If you have a chance, team up with an experienced hunter. Maybe someone from this site who hunts state land in that area is hunting an earlier hunt and will volunteer some help.

L & O


----------



## OnHoPr (Jul 21, 2013)

If you are talking public there are a number of Rec and Game areas in the zone. Since you mention that you don't have a lot of time private may be hard to locate and get permission. Do your scouting with google maps and images. Maybe try to find some ag land butted up to the SGAs. If you can take a day or two to walk a few places or drive the roads looking fir tracks try to shock gobble the evening before looking for a tom that is roosted then go back in the morning. 

Since your'e going there blind you may have to do a bit of walking (run and gun) to find a gobble. That depends on which season you are in. The early seasons the toms will gobble quite a bit. Later in the season they may just gobble before flying down and then a few times. If you do find a roost get close to it in the morning then maybe try to find where they might water at around 9:00 then they might be off to feed or in search of receptive hens during the midday. Then late afternoon try to find a possible ambush point for them coming back to the roost about a 1/4 mi away. 

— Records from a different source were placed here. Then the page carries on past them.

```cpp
#ifndef HVN_BUILD_ID
#define HVN_BUILD_ID "unstamped"
#endif
static const char hvn_build_tag[] = "hvn-build-id:" HVN_BUILD_ID;
// ... 71 lines not shown
        a.is_f32 = op->x_dtype;
        a.H = op->x.h; a.W = op->x.w;
        a.w = op->w; a.bias = op->bias;
        a.y = (float *)op->y.base;
        a.ysn = op->y.sn; a.ysy = op->y.sy; a.ysx = op->y.sx;
        a.N = batch; a.Ho = op->y.h; a.Wo = op->y.w; a.pad = op->pad_t; a.relu = op->relu; a.out_bf16 = op->act_dtype == 1;
        if (op->kh != 7 || op->kw != 7 || op->x.c != 3 || op->y.c != 64 || !op->w || !op->bias)
            return fail(HVN_E_ARG, "conv0: expects 7x7x3->64 with bias%s", "");
        if (!aligned16(a.y) || (a.ysx & 3) || (a.ysy & 3) || (a.ysn & 3)) return fail(HVN_E_ARG, "conv0: output view not 16-byte aligned%s", "");
        return hvn_launch_conv0(a, s);
    }
    case HVN_OP_CONV: {
        ConvArgs a;
        memset(&a, 0, sizeof(a));
        a.x = (const float *)op->x.base;
        a.xsn = op->x.sn; a.xsy = op->x.sy; a.xsx = op->x.sx;
        a.H = op->x.h; a.W = op->x.w; a.Cin = op->x.c;
        a.w = op->w; a.bias = op->bias;
        a.pre_s = op->pre_scale; a.pre_b = op->pre_shift;
        a.post_s = op->post_scale; a.post_b = op->post_shift;
        a.res = (const float *)op->res.base;
        a.rsn = op->res.sn; a.rsy = op->res.sy; a.rsx = op->res.sx;
        a.y = (float *)op->y.base;
        a.ysn = op->y.sn; a.ysy = op->y.sy; a.ysx = op->y.sx;
        a.N = batch; a.Ho = op->y.h; a.Wo = op->y.w; a.Cout = op->cout;
        a.KH = op->kh; a.KW = op->kw; a.stride = op->stride; a.pad_t = op->pad_t; a.pad_l = op->pad_l;
        a.relu = op->relu;
        a.groups = op->groups > 1 ? op->groups : 1;
        a.x2 = (const float *)op->x2.base;
        a.x2sn = op->x2.sn; a.x2sy = op->x2.sy; a.x2sx = op->x2.sx;
        a.Cin2 = a.x2 ? op->x2.c : 0;
        a.stride2 = op->_rsv > 0 ? op->_rsv : 1;
        if (a.x2 && (op->kh != 1 || op->kw != 1 || a.stride != 1 || a.Cin2 % 32 || !aligned16(a.x2) || ((a.x2sn | a.x2sy | a.x2sx) & 3) ||
                     a.pre_s || (long)(a.Ho - 1) * a.stride2 >= op->x2.h || (long)(a.Wo - 1) * a.stride2 >= op->x2.w))
            return fail(HVN_E_ARG, "conv: second input needs a 1x1 stride-1 op without prologue and a view that covers the output grid%s", "");
        a.M = (long)batch * a.Ho * a.Wo;
        if (!a.x || !a.w || !a.y) return fail(HVN_E_ARG, "conv: null pointer%s", "");
        if (a.Cin % 32) return fail(HVN_E_ARG, "conv: input channels must be a multiple of 32 (got %s%ld)", "", a.Cin);
        if (!aligned16(a.x) || !aligned16(a.w) || (a.xsx & 3) || (a.xsy & 3) || (a.xsn & 3))
            return fail(HVN_E_ARG, "conv: input view / weights not 16-byte aligned%s", "");
        if ((a.pre_s && !aligned16(a.pre_s)) || (a.pre_b && !aligned16(a.pre_b)) || (!a.pre_s != !a.pre_b))
            return fail(HVN_E_ARG, "conv: prologue vectors must be 16-byte aligned and come in pairs%s", "");
        if (!a.post_s != !a.post_b) return fail(HVN_E_ARG, "conv: epilogue affine must come in pairs%s", "");
        if (op->y.c != op->cout) return fail(HVN_E_ARG, "conv: output view channels != cout%s", "");
        a.nbatch = op->nbatch > 1 ? op->nbatch : 1;
        a.xb = op->batch_stride[0]; a.wb = op->batch_stride[1]; a.yb = op->batch_stride[2];
        if (a.nbatch > 1 && ((a.xb | a.wb | a.yb) & 3)) return fail(HVN_E_ARG, "conv: batch strides must keep 16-byte alignment%s", "");
        const bool bf16 = op->act_dtype == 1;
        if (bf16 && (((a.xsx | a.xsy | a.xsn) & 7) || (a.x2 && ((a.x2sx | a.x2sy | a.x2sn) & 7)) || a.nbatch > 1))
            return fail(HVN_E_ARG, "conv(bf16): input strides must be multiples of 8 elements; no batched launch%s", "");
        if (g_prof) prof_mark(s);
        const bool x3 = op->act_dtype == 2 || op->act_dtype == 3;
        if (x3 && (a.groups > 1 || (a.nbatch > 1 && (a.wb & 7)))) return fail(HVN_E_ARG, "conv(bf16x3): no grouped convs; batch stride of the planes must keep 16-byte alignment%s", "");
        int rc;
        if (bf16 && (op->tile_n == 896 || op->tile_n == 640))
            rc = hvn_launch_conv_bf16g(a, op->tile_n == 896 ? 256 : 128, s);
        else if (bf16)
            rc = hvn_launch_conv_bf16(a, op->tile_n, s);
        else if (x3 && (op->tile_n == 896 || op->tile_n == 640))
            rc = hvn_launch_conv_x3g(a, op->tile_n == 896 ? 256 : 128, op->act_dtype == 3 ? 6 : 9, s);
        else
            rc = x3 ? hvn_launch_conv_x3(a, op->tile_n, op->act_dtype == 3 ? 6 : 9, s) : hvn_launch_conv(a, op->tile_n, s);
        if (g_prof) prof_mark(s);
        if (rc) return fail(rc == -1 ? HVN_E_ARG : HVN_E_LAUNCH, "conv: launch failed (tile_n=%s%ld)", "", op->tile_n);
        return 0;
    }
    case HVN_OP_CHAIN: {
        ChainArgs a;
        memset(&a, 0, sizeof(a));
        a.x = (const float *)op->x.base;
        a.xsn = op->x.sn; a.xsy = op->x.sy; a.xsx = op->x.sx; a.K1 = op->x.c;
        a.x2 = (const float *)op->x2.base;
        a.x2sn = op->x2.sn; a.x2sy = op->x2.sy; a.x2sx = op->x2.sx;
        a.K1b = a.x2 ? op->x2.c : 0;
        a.stride2 = op->_rsv > 0 ? op->_rsv : 1;
        a.w1 = op->w;
        a.res = (const float *)op->res.base;
        a.rsn = op->res.sn; a.rsy = op->res.sy; a.rsx = op->res.sx;
        a.y = (float *)op->y.base;
        a.ysn = op->y.sn; a.ysy = op->y.sy; a.ysx = op->y.sx; a.C = op->cout;
        a.post_s = op->post_scale; a.post_b = op->post_shift;
        a.pre_s = op->pre_scale; a.pre_b = op->pre_shift;
        a.w2 = op->w2; a.bias2 = op->bias2; a.relu2 = 1;
        a.y2 = (float *)op->y2.base;
        a.y2sn = op->y2.sn; a.y2sy = op->y2.sy; a.y2sx = op->y2.sx; a.N2 = op->cout2;
        a.N = batch; a.Ho = op->y.h; a.Wo = op->y.w;
        a.M = (long)batch * a.Ho * a.Wo;
        a.bm = op->tile_n == 64 ? 64 : 128;
        const bool cx3 = op->act_dtype == 2 || op->act_dtype == 3;
        const bool cbf = op->act_dtype == 1;
        if (op->act_dtype != 0 && !cx3 && !cbf) return fail(HVN_E_ARG, "chain: act_dtype 0 (fp32), 1 (bf16) or 2 | 3 (fp32 with bf16x3 products)%s", "");
        if (cbf) {
            if (!a.x || !a.w1 || !a.y || !a.w2 || !a.y2) return fail(HVN_E_ARG, "chain: null pointer%s", "");
            if (op->kh != 1 || op->kw != 1 || op->stride != 1 || op->pad_t || op->pad_l || op->relu || op->bias)
                return fail(HVN_E_ARG, "chain: the first conv is a plain 1x1 (no bias / relu of its own)%s", "");
            if (!hvn_chain_bf16_supported(a.K1, a.K1b, a.C, a.N2) || op->y.c != a.C || op->y2.c != a.N2)
                return fail(HVN_E_ARG, "chain (bf16): needs input channels in slabs of 64 (64 or 128 in all), cout %% 256 == 0, cout2 in {64, 128} (cout2 = %s%ld)", "", a.N2);
            if (op->x.h != a.Ho || op->x.w != a.Wo || op->y2.h != a.Ho || op->y2.w != a.Wo ||
                (a.x2 && ((long)(a.Ho - 1) * a.stride2 >= op->x2.h || (long)(a.Wo - 1) * a.stride2 >= op->x2.w)))
                return fail(HVN_E_ARG, "chain: views do not cover the output grid%s", "");
            if (a.res && (a.rsn != a.ysn || a.rsy != a.ysy || a.rsx != a.ysx || op->res.c != a.C))
                return fail(HVN_E_ARG, "chain: the residual view must have the output's strides%s", "");
            if (!aligned16(a.x) || !aligned16(a.w1) || !aligned16(a.w2) || !aligned16(a.y) || !aligned16(a.y2) || (a.res && !aligned16(a.res)) ||
                (a.x2 && !aligned16(a.x2)) || ((a.xsn | a.xsy | a.xsx | a.ysn | a.ysy | a.ysx | a.y2sn | a.y2sy | a.y2sx | a.x2sn | a.x2sy | a.x2sx) & 7))
                return fail(HVN_E_ARG, "chain (bf16): views / weights not 16-byte aligned%s", "");
            if ((!a.pre_s != !a.pre_b) || (!a.post_s != !a.post_b) || (a.pre_s && (!aligned16(a.pre_s) || !aligned16(a.pre_b))) ||
                (a.post_s && (!aligned16(a.post_s) || !aligned16(a.post_b))) || (a.bias2 && !aligned16(a.bias2)))
                return fail(HVN_E_ARG, "chain: per-channel vectors must be 16-byte aligned and come in pairs%s", "");
// ... 153 lines not shown
```

hover_net_amd/csrc/hvn_kernels.h:

```cpp
#pragma once
#include <hip/hip_runtime.h>
#include <stdint.h>

#include <atomic>

static inline int hvn_max_lds_once(const void *kern, int bytes, std::atomic<unsigned long long> &done)
{
    int dev = 0;
    if (hipGetDevice(&dev) != hipSuccess) return -2;
    const unsigned long long bit = 1ull << (dev & 63);
    if (done.load(std::memory_order_acquire) & bit) return 0;
    if (hipFuncSetAttribute(kern, hipFuncAttributeMaxDynamicSharedMemorySize, bytes) != hipSuccess) return -2;
    done.fetch_or(bit, std::memory_order_release);
    return 0;
}
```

Depending on the size of the property you may have to sit like for deer hunting and possibly wait for one to come moseying through your spot. This is just my opinion and may not be pertinent to your land layout scenario because my bit of experience is in the big woods of zone 2. If you find a murder of crows hanging around in one spot for a while maybe check out the area. They love to pester turkeys especially in the morning. I've called crows in to 8' from me before I looked up and flared them. 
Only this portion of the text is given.